Check available automation capabilities.

## Example Usage

```
# 1. Take a snapshot to see available elements
desktop_snapshot(app_name="Firefox")

# 2. Find a specific element
desktop_find(query="search bar")

# 3. Click the element
desktop_click(ref="ref_5", element="URL bar")

# 4. Type into it
desktop_type(text="https://github.com", ref="ref_5", submit=True)

# 5. Use keyboard shortcuts
desktop_key(key="t", modifiers=["ctrl"])  # New tab
```

## Platform Support

| Feature | X11 | Wayland | XWayland |
|---------|-----|---------|----------|
| AT-SPI discovery | Full | Full | Full |
| Click by ref | Full | Full | Full |
| Type text | Full | Full | Full |
| ydotool input | Full | Full | Full |
| xdotool input | Full | No | Yes |

## Troubleshooting

### "AT-SPI2 not available"

```bash
sudo apt install python3-pyatspi gir1.2-atspi-2.0 at-spi2-core
```

### "AT-SPI2 registry not running"

Ensure accessibility is enabled in your desktop settings. You may need to log out and back in.

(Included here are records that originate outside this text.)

int sgm_debug_census(sgm_handle* h, const uint8_t* img, int W, int H, size_t stride, uint64_t* out)
{
    if (!h || !img || !out || W <= 0 || H <= 0 || stride < (size_t)W) return SGM_ERR_ARG;
    std::lock_guard<std::mutex> lk(h->mu);
    int rc = ensure_stream(h);
    if (rc || (rc = order_after_last(h, h->stream))) return rc;
    const size_t WH = (size_t)W * H;
    if ((rc = ensure_ws(h, align_up(WH) + WH * 8))) return rc;
    char* ws = (char*)h->ws.base;
    HIP_TRY(hipMemcpy2DAsync(ws, W, img, stride, W, H, hipMemcpyHostToDevice, h->stream), "H2D");
    HIP_TRY(sgm::launch_census((const uint8_t*)ws, nullptr, W, W, H, (uint64_t*)(ws + align_up(WH)), nullptr,
                               h->stream), "census");
    HIP_TRY(hipMemcpyAsync(out, ws + align_up(WH), WH * 8, hipMemcpyDeviceToHost, h->stream), "D2H");
    HIP_TRY(hipStreamSynchronize(h->stream), "sync");
    return SGM_OK;
}

int sgm_debug_census_path(sgm_handle* h, const uint8_t* L, const uint8_t* R, int W, int H, size_t stride, int dir,
                          uint8_t* vol)
{
    if (!h || !L || !R || !vol || dir < 0 || dir > 7) return SGM_ERR_ARG;
    std::lock_guard<std::mutex> lk(h->mu);
    if (h->params.mode != SGM_MODE_CENSUS8) return fail(h, SGM_ERR_PARAM, "census mode required");
    Geom g;
    Layout l;
    int rc = prepare(h, W, H, true, g, l);
    if (rc || (rc = order_after_last(h, h->stream))) return rc;
    if (g.width1 <= 0) return SGM_OK;
    char* ws = (char*)h->ws.base;
    HIP_TRY(hipMemcpy2DAsync(ws + l.inL, W, L, stride, W, H, hipMemcpyHostToDevice, h->stream), "H2D");
    HIP_TRY(hipMemcpy2DAsync(ws + l.inR, W, R, stride, W, H, hipMemcpyHostToDevice, h->stream), "H2D");
    uint64_t* cL = (uint64_t*)(ws + l.cL[0]);
    uint64_t* cR = (uint64_t*)(ws + l.cR[0]);
    uint8_t* vols = (uint8_t*)(ws + l.vols[0]);
    HIP_TRY(sgm::launch_census((const uint8_t*)(ws + l.inL), (const uint8_t*)(ws + l.inR), W, W, H, cL, cR, h->stream),
            "census");
    const uint32_t* items;
    const int n_items = path_items(h, l, g, 1u << dir, 1, h->stream, &items);
    if (n_items < 0) return n_items;
    sgm::PathFrames pf{};
    pf.cL[0] = cL; pf.cR[0] = cR; pf.vols[0] = vols; pf.n = 1;
    HIP_TRY(sgm::launch_census_paths(pf, l.vol_bytes, g, items, n_items, h->stream), "paths");
    const size_t cells = (size_t)g.width1 * g.H * g.D;
    HIP_TRY(hipMemcpyAsync(vol, vols + (size_t)dir * l.vol_bytes, cells, hipMemcpyDeviceToHost, h->stream), "D2H");
    HIP_TRY(hipStreamSynchronize(h->stream), "sync");
    return SGM_OK;
}

int sgm_debug_ocv_cost(sgm_handle* h, const uint8_t* L, const uint8_t* R, int W, int H, size_t stride, int16_t* cost)
{
    if (!h || !L || !R || !cost) return SGM_ERR_ARG;
    std::lock_guard<std::mutex> lk(h->mu);
    if (h->params.mode == SGM_MODE_CENSUS8) return fail(h, SGM_ERR_PARAM, "OCV mode required");
    Geom g;
    Layout l;
    int rc = prepare(h, W, H, true, g, l);
    if (rc || (rc = order_after_last(h, h->stream))) return rc;
    if (g.width1 <= 0) return SGM_OK;
    char* ws = (char*)h->ws.base;
    HIP_TRY(hipMemcpy2DAsync(ws + l.inL, W, L, stride, W, H, hipMemcpyHostToDevice, h->stream), "H2D");
    HIP_TRY(hipMemcpy2DAsync(ws + l.inR, W, R, stride, W, H, hipMemcpyHostToDevice, h->stream), "H2D");
    int16_t* A = (int16_t*)(ws + l.bufA);
    int16_t* B = (int16_t*)(ws + l.bufB);
    int flag = 0;
    if (g.wide == 2) {
        g.ovf = (int*)(ws + l.ovf);
        HIP_TRY(hipMemsetAsync(g.ovf, 0, sizeof(int), h->stream), "hipMemsetAsync");
    }
    HIP_TRY(sgm::launch_ocv_cost((const uint8_t*)(ws + l.inL), (const uint8_t*)(ws + l.inR), W, g,
                                 h->params.mode == SGM_MODE_OCV_HH8, (uint8_t*)(ws + l.planes), A, B, h->stream),
            "ocv_cost");
    if (g.wide == 2) HIP_TRY(hipMemcpyAsync(&flag, g.ovf, sizeof(int), hipMemcpyDeviceToHost, h->stream), "D2H flag");
    HIP_TRY(hipStreamSynchronize(h->stream), "sync");
    (void)flag;
    const size_t cells = (size_t)g.width1 * g.H * g.D;
    HIP_TRY(hipMemcpyAsync(cost, A, cells * 2, hipMemcpyDeviceToHost, h->stream), "D2H");
    HIP_TRY(hipStreamSynchronize(h->stream), "sync");
    return SGM_OK;
}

### "No input backend available" (Wayland)

```bash
# Install and start ydotool daemon
sudo ydotoold &
```

### Elements not showing up

Some applications may not expose accessibility information. Modern GTK3/4, Qt5/6, and Electron apps generally work well.

## Architecture

```
┌─────────────────────────────────────────────────────────────┐
│                     MCP Protocol Layer                       │
│              (JSON-RPC over stdio, tool defs)                │
└─────────────────────────────────────────────────────────────┘
                              │
┌─────────────────────────────────────────────────────────────┐
│                  Reference Manager                           │
│          (ref_1, ref_2 mapping, lifecycle, GC)              │
└─────────────────────────────────────────────────────────────┘
                              │
          ┌───────────────────┴───────────────────┐
          │                                       │
┌─────────────────────┐             ┌─────────────────────────┐
│   AT-SPI2 Backend   │             │   Input Backends        │
│     (pyatspi)       │             │ (ydotool/xdotool/wtype) │
└─────────────────────┘             └─────────────────────────┘
```

## Contributing

This project was created with Claude Code and we warmly welcome contributions! Whether you want to:

- Report bugs or request features
- Submit pull requests
- Fork and build your own version
- Improve documentation

We're very open to help and collaboration. See [CONTRIBUTING.md](CONTRIBUTING.md) for guidelines.

## License

MIT - See [LICENSE](LICENSE) for details.